[Your instructions]:
Search the records below for the word "tile" and show every line where it occurs.
=== Begin Enclosure ===
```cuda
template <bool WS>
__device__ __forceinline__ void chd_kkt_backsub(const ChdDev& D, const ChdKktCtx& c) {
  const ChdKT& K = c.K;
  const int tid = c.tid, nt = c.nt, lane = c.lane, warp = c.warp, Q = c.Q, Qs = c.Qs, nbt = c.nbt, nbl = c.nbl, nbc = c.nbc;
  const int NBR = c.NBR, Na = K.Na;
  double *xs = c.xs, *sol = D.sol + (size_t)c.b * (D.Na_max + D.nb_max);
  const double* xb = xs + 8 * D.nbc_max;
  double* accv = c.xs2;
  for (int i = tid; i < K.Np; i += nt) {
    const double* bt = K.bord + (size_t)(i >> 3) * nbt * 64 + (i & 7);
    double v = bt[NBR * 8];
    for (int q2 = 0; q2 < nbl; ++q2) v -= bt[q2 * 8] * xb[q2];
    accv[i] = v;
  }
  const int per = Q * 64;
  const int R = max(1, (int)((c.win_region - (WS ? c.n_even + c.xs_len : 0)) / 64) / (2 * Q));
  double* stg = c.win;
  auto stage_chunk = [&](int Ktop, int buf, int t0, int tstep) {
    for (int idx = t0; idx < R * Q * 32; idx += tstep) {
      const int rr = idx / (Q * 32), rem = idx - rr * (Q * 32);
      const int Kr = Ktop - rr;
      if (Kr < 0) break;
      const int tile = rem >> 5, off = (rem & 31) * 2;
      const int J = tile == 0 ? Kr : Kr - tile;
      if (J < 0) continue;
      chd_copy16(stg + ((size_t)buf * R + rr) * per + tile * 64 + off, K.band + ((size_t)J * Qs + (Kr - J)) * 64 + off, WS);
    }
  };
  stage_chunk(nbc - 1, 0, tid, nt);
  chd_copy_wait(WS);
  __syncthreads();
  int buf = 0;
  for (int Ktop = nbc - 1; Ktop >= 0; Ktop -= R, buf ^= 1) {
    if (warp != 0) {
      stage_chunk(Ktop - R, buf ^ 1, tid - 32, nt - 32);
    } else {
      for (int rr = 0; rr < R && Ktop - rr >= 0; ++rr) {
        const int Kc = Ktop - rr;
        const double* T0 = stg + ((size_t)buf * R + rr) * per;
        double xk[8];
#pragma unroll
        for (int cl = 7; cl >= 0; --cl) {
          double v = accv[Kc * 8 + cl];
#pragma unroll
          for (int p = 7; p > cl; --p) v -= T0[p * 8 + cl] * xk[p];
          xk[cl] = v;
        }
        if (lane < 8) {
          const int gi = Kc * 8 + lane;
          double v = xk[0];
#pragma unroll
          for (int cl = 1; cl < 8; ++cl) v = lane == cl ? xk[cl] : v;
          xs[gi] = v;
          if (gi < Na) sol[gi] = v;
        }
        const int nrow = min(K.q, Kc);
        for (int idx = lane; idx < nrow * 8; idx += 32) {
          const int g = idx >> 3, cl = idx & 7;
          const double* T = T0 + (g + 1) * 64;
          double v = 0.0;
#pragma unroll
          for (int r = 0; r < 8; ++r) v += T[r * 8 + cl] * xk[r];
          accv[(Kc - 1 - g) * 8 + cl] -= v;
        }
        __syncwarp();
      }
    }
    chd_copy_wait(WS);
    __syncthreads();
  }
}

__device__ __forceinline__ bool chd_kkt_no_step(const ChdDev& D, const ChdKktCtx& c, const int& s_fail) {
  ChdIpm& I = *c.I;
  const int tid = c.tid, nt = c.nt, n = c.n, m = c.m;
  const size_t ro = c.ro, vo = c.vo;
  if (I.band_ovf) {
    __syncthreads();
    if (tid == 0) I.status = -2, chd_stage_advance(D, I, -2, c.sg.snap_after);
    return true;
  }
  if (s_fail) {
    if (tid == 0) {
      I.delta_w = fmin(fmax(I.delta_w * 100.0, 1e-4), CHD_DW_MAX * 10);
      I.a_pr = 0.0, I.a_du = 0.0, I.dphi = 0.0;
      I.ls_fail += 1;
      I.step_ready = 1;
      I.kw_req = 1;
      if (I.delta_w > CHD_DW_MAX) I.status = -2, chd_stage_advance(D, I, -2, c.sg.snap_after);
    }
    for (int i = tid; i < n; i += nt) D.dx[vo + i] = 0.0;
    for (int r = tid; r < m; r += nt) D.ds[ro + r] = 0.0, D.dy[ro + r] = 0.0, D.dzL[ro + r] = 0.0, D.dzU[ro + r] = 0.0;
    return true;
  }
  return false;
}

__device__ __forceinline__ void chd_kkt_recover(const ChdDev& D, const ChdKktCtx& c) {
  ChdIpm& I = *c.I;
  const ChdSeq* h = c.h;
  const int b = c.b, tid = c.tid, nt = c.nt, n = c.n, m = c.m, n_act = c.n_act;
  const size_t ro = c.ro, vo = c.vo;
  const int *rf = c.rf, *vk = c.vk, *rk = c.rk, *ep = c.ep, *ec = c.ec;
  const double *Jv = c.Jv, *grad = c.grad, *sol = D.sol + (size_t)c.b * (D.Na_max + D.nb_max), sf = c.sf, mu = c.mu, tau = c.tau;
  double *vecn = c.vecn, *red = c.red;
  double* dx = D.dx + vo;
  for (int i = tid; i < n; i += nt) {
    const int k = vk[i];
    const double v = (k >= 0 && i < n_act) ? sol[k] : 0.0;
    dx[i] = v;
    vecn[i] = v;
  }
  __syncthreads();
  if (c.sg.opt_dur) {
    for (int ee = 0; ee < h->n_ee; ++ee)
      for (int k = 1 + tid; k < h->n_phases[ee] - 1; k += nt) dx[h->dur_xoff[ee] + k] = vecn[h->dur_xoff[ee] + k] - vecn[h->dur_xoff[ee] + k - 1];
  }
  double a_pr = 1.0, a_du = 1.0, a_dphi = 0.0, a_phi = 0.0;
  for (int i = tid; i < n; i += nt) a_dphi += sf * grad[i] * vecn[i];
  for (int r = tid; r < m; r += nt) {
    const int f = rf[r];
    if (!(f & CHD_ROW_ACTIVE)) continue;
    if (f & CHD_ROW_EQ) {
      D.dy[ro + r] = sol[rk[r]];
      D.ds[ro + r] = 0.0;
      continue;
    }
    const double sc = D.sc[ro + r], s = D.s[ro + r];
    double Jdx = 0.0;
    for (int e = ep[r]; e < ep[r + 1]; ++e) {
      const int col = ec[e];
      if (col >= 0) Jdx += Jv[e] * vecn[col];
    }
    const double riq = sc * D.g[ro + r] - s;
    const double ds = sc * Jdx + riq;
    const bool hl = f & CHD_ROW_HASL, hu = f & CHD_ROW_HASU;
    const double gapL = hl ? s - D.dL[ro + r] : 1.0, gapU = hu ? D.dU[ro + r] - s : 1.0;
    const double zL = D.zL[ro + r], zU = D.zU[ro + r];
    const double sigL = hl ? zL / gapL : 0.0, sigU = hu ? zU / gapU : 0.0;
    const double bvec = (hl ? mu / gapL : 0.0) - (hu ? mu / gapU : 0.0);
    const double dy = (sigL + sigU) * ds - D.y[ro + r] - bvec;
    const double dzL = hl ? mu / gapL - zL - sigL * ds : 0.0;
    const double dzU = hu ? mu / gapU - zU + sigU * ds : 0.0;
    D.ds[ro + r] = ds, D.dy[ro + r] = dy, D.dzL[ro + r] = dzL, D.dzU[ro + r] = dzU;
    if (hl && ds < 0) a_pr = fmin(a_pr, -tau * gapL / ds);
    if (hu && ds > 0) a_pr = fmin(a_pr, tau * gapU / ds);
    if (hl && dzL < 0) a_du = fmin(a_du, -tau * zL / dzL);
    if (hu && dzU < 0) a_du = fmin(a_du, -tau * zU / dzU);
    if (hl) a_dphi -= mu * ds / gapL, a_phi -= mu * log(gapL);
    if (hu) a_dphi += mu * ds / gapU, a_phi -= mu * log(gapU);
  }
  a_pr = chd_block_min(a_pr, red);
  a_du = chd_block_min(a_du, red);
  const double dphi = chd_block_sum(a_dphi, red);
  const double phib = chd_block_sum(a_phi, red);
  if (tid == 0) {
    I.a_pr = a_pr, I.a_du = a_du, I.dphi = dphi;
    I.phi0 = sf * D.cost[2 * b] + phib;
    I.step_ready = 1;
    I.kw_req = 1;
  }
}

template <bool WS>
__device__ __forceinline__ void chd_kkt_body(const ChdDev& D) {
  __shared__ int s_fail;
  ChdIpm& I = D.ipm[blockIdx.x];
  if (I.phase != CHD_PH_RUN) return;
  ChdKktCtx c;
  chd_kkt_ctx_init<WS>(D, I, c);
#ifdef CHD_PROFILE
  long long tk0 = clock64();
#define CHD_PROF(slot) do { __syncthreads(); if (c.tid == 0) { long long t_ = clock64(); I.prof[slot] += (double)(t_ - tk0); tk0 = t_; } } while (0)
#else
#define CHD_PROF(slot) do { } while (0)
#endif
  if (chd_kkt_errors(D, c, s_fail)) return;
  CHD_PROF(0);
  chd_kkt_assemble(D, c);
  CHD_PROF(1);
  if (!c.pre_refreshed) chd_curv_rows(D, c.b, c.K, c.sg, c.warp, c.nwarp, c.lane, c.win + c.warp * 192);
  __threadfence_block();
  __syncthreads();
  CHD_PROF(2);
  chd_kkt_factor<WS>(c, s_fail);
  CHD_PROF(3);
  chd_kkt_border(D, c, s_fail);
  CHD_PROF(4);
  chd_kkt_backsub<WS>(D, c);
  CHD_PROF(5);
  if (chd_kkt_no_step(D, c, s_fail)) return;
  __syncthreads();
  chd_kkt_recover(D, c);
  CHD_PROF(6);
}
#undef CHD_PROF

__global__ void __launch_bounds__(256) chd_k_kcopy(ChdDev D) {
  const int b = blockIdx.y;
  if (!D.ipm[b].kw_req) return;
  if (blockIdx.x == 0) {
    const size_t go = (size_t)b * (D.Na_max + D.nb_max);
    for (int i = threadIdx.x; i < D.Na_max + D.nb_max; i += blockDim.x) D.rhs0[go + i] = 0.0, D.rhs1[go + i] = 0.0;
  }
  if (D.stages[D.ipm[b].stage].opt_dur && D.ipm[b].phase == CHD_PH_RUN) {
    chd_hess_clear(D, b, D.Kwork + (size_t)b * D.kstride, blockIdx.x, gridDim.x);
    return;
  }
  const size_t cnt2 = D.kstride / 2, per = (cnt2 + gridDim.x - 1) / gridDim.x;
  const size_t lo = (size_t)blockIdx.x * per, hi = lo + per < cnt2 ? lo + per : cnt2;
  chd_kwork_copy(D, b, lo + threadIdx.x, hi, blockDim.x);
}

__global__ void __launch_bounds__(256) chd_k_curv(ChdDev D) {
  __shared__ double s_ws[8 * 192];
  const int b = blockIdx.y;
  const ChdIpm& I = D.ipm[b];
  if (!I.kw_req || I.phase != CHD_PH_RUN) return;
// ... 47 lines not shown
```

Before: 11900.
=== End Enclosure ===
[Answer for the task]:
      const int tile = rem >> 5, off = (rem & 31) * 2;
      const int J = tile == 0 ? Kr : Kr - tile;
      chd_copy16(stg + ((size_t)buf * R + rr) * per + tile * 64 + off, K.band + ((size_t)J * Qs + (Kr - J)) * 64 + off, WS);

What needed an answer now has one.